Whilst putting place legislation to vary T&Cs via ETO without dismissal would be benefit employers and stimulate mergers and acquisitions, it would of course, remove protection afforded to the employees. It is this balance that both the ARD and TUPE Regulations attempt to find. It should always be remembered that the ARDs purpose is to permit employees to enjoy the same T&Cs pos- transfer and they did pre-transfer. It is possibly for this reason the UK Government has not put such legislation in place and has remained true to the ARD.   

 

 

 

 


Insolvency and TUPE

 

Background

 

The 1977 ARD did not provide any legislation on the transfer of undertakings in an insolvency setting as such the TUPE 1981 Regulations were also weak in this area.

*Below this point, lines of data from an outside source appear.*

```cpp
int mgx_reset_windows(mgx_handle *h, const int32_t *start, const int32_t *length, int32_t max_length,
                      double *load_w, double *pv_w, double *grid_w, int32_t *final_rel, void *obs, mgx_stream stream);

int mgx_reset_windows_rolling(mgx_handle *h, const int32_t *start, const int32_t *length, int32_t max_length,
                              int32_t ring_rows, double *load_w, double *pv_w, double *grid_w, int32_t *final_abs, void *obs,
                              mgx_stream stream);
int mgx_reset_grids(mgx_handle *h, const uint8_t *mask, const int32_t *start, const int32_t *length, mgx_stream stream);
int mgx_reset_grids_random(mgx_handle *h, const uint8_t *mask, uint64_t seed, int32_t fixed_length, int32_t *start_io,
                           int32_t *length_io, int32_t *t0_io, mgx_stream stream);

int mgx_reset_episodes(mgx_handle *h, const int32_t *start, const int32_t *length, int32_t max_length, int32_t *row_off,
                       int32_t *final_abs, void *obs, mgx_stream stream);
int mgx_set_auto_reset(mgx_handle *h, int32_t enable, uint64_t seed, int32_t fixed_length, int32_t *start_io, int32_t *length_io,
// ... 111 lines not shown

int mgx_step_many(mgx_handle *h, const void *actions, int32_t K, int normalized,
                  double *reward, uint8_t *done, void *obs, double *log, mgx_stream stream);

typedef struct mgx_env_slot {
    double *reward;
    uint8_t *done;
    void *obs;
    double *log;
} mgx_env_slot;
#define MGX_ENV_MAX_SLOTS 128
typedef struct mgx_env_plan {
    int32_t struct_size;
    int32_t n_slots;
    const mgx_env_slot *slots;
    int32_t ring_K;
    int32_t n_actions;
    void *rings[3];
    const int32_t *table;
} mgx_env_plan;
int mgx_env_bind(mgx_handle *h, const mgx_env_plan *plan);
int mgx_env_seek(mgx_handle *h, int32_t next_slot, int32_t ring_idx, int32_t ring_pos);
int mgx_env_position(const mgx_handle *h, int32_t *last_slot, int32_t *ring_idx, int32_t *ring_pos);
int mgx_env_step(mgx_handle *h, const void *actions, int normalized, mgx_stream stream);
int mgx_env_step_discrete(mgx_handle *h, const int32_t *action_id, mgx_stream stream);

int mgx_action_bounds(mgx_handle *h, double *lo, double *hi, mgx_stream stream);

int mgx_set_shards(mgx_handle *h, int32_t n_shards);
int mgx_set_launch_threads(mgx_handle *h, int32_t mode);
int mgx_fork(mgx_handle *h, mgx_stream stream);
int mgx_join(mgx_handle *h, mgx_stream stream);
void *mgx_shard_stream(mgx_handle *h, int32_t shard);

typedef struct mgx_fleet_item {
    int32_t struct_size;
    int32_t n_actions;
    mgx_handle *handle;
    const void *actions;
    const int32_t *action_id;
    const int32_t *table;
    double *reward;
    uint8_t *done;
    void *obs;
    double *log;
    void *refill_ring;
    int32_t refill_K;
    int32_t refill_ahead;
    int32_t refill_chunk;
    int32_t refill_chunks;
    int32_t wait_prefetch;
    int32_t reserved;
} mgx_fleet_item;
int mgx_fleet_step(const mgx_fleet_item *items, int32_t n_items, int normalized, mgx_stream stream);
int mgx_fleet_env_step(mgx_handle *const *handles, const void *const *actions, int32_t n_handles, int normalized, mgx_stream stream);

typedef struct mgx_synth {
    int32_t struct_size;
    int32_t n_grids, n_steps;
    int32_t n_load_profiles, n_pv_profiles, n_co2_profiles;
    const double *base_load, *base_pv, *base_co2;
    const int32_t *load_profile, *pv_profile, *co2_profile;
    const double *load_ratio, *pv_ratio;
    const int32_t *tariff;
    const int32_t *weak;
    const double *outage_per_day;
// ... 47 lines not shown
```

### pymgrid_amd/_lib.py

```python
import ctypes as C
import json
import os
import re
import subprocess
import sys

_PKG = os.path.dirname(os.path.abspath(__file__))
_ROOT = os.path.dirname(_PKG)
LIB_PATH = os.environ.get("MGX_LIB") or os.path.join(_PKG, "libmgx.so")
UNITS = (
    ("mgx_abi.hip", None, 1),
    ("mgx_fused.hip", "MGX_FUSED_PART", 6),
    ("mgx_episodes.hip", "MGX_EPISODE_PART", 2),
    ("mgx_step_episodes.hip", "MGX_EPISODE_PART", 2),
    ("mgx_episode_rows.hip", "MGX_EPISODE_PART", 2),
    ("mgx_step_episode_rows.hip", "MGX_EPISODE_PART", 2),
    ("mgx_policy_episodes.hip", "MGX_EPISODE_PART", 2),
    ("mgx_step_policy_episodes.hip", "MGX_EPISODE_PART", 2),
)
SOURCES = [os.path.join(_PKG, "csrc", f) for f in [u[0] for u in UNITS] + ["mgx_kernels.hpp", "mgx_core.hpp", "mgx_episode_loop.hpp", "mgx_episode_rows.hpp", "mgx_policy.hpp"]] + \
          [os.path.join(_ROOT, "include", "mgx.h")]

HIPCC_FLAGS = ["--offload-arch=gfx950", "-O3", "-std=c++17", "-ffp-contract=off", "-fno-fast-math", "-fPIC"]

# ... 167 lines not shown
                                       C.c_void_p, C.c_void_p, C.POINTER(EpisodeStats), C.c_void_p]),
    "mgx_step_k_episodes": (C.c_int, [C.c_void_p, C.c_void_p, C.c_int32, C.c_int, C.c_void_p, C.c_void_p, C.c_void_p, C.c_void_p,
                                      C.POINTER(EpisodeStats), C.c_void_p]),
    "mgx_rollout_episodes_rows": (C.c_int, [C.c_void_p, C.c_void_p, C.c_int, c_i32_p, C.c_int32, C.c_int32, C.c_void_p, C.c_void_p,
                                            C.c_void_p, C.c_void_p, C.POINTER(EpisodeStats), C.POINTER(EpisodeRows), C.c_void_p]),
    "mgx_step_k_episodes_rows": (C.c_int, [C.c_void_p, C.c_void_p, C.c_int32, C.c_int, C.c_void_p, C.c_void_p, C.c_void_p, C.c_void_p,
                                           C.POINTER(EpisodeStats), C.POINTER(EpisodeRows), C.c_void_p]),
    "mgx_rollout_policy_episodes": (C.c_int, [C.c_void_p, C.POINTER(Policy), c_i32_p, C.c_int32, C.c_int32, C.c_void_p, C.c_void_p,
                                              C.c_void_p, C.c_void_p, C.c_void_p, C.POINTER(EpisodeStats), C.POINTER(EpisodeRows),
                                              C.c_void_p]),
    "mgx_step_k_policy_episodes": (C.c_int, [C.c_void_p, C.POINTER(Policy), C.c_int32, C.c_void_p, C.c_void_p, C.c_void_p, C.c_void_p,
                                             C.c_void_p, C.POINTER(EpisodeStats), C.POINTER(EpisodeRows), C.c_void_p]),
    "mgx_metrics": (C.c_int, [C.c_void_p, C.c_void_p, C.c_int32, C.c_void_p, C.c_void_p]),
    "mgx_reset_windows": (C.c_int, [C.c_void_p, C.c_void_p, C.c_void_p, C.c_int32, C.c_void_p, C.c_void_p, C.c_void_p,
                                    C.c_void_p, C.c_void_p, C.c_void_p]),
    "mgx_reset_windows_rolling": (C.c_int, [C.c_void_p, C.c_void_p, C.c_void_p, C.c_int32, C.c_int32] + [C.c_void_p] * 6),
    "mgx_reset_grids": (C.c_int, [C.c_void_p, C.c_void_p, C.c_void_p, C.c_void_p, C.c_void_p]),
    "mgx_reset_grids_random": (C.c_int, [C.c_void_p, C.c_void_p, C.c_uint64, C.c_int32, C.c_void_p, C.c_void_p, C.c_void_p, C.c_void_p]),
    "mgx_reset_episodes": (C.c_int, [C.c_void_p, C.c_void_p, C.c_void_p, C.c_int32] + [C.c_void_p] * 4),
    "mgx_set_auto_reset": (C.c_int, [C.c_void_p, C.c_int32, C.c_uint64, C.c_int32, C.c_void_p, C.c_void_p, C.c_void_p]),
    "mgx_set_final_obs": (C.c_int, [C.c_void_p, C.c_void_p]),
    "mgx_check_step": (C.c_int, [C.c_void_p, C.c_void_p, C.c_int, C.c_void_p, C.c_void_p]),
    "mgx_step_many": (C.c_int, [C.c_void_p, C.c_void_p, C.c_int32, C.c_int, C.c_void_p, C.c_void_p, C.c_void_p, C.c_void_p,
                                C.c_void_p]),
    "mgx_env_bind": (C.c_int, [C.c_void_p, C.POINTER(EnvPlan)]),
    "mgx_env_seek": (C.c_int, [C.c_void_p, C.c_int32, C.c_int32, C.c_int32]),
    "mgx_env_position": (C.c_int, [C.c_void_p, c_i32_p, c_i32_p, c_i32_p]),
    "mgx_env_step": (C.c_int, [C.c_void_p, C.c_void_p, C.c_int, C.c_void_p]),
    "mgx_env_step_discrete": (C.c_int, [C.c_void_p, C.c_void_p, C.c_void_p]),
    "mgx_set_shards": (C.c_int, [C.c_void_p, C.c_int32]),
    "mgx_fork": (C.c_int, [C.c_void_p, C.c_void_p]),
    "mgx_join": (C.c_int, [C.c_void_p, C.c_void_p]),
    "mgx_shard_stream": (C.c_void_p, [C.c_void_p, C.c_int32]),
    "mgx_fleet_step": (C.c_int, [C.POINTER(FleetItem), C.c_int32, C.c_int, C.c_void_p]),
    "mgx_fleet_env_step": (C.c_int, [C.POINTER(C.c_void_p), C.POINTER(C.c_void_p), C.c_int32, C.c_int, C.c_void_p]),
    "mgx_synthesize_series": (C.c_int, [C.POINTER(Synth), C.c_void_p]),
    "mgx_generate_columns": (C.c_int, [C.POINTER(Gen), C.c_void_p]),
}


def source_hash(extra=()):
    import hashlib
    h = hashlib.sha256()
    for f in sorted(SOURCES):
        h.update(os.path.basename(f).encode() + b"\0")
        with open(f, "rb") as fh:
            h.update(fh.read())
    h.update(" ".join(HIPCC_FLAGS + list(extra)).encode())
    return h.hexdigest()[:16]
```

The TUPE 1981 Regulations did state that any dismissal made in connection with the transfer, or had the dismissal as its primary reason, was automatically unfair unless it was for economical, technical or organisation (ETO) reason. This meant that the transferee took on the staffs’ employment contracts and these could not be altered after the sale of the business. This acted as a major disincentive to prospective buyers of the insolvent company because the ability to impact and manipulate the staff setup.

 

The landmark case with the ECJ with regards to the ARD and insolvency situations is Abels v Administrative Board of the Bedriftsvereniging voor Metaalindustrie ende Electotechnische Industrie20. In the instant case, the ECJ first set out its now well versed opinion:

 

“It cannot be concluded that Directive no.77/187 imposes on the Member States the obligation to extend the rules laid down therein to transfers of undertakings, businesses or parts of businesses taking place in the context of insolvency proceedings instituted with a view to the liquidation of the assets of the transferor under the supervision of the competent judicial authority”

 

This opinion is echoed throughout the TUPE Regulations in insolvency situations, as we shall now discuss.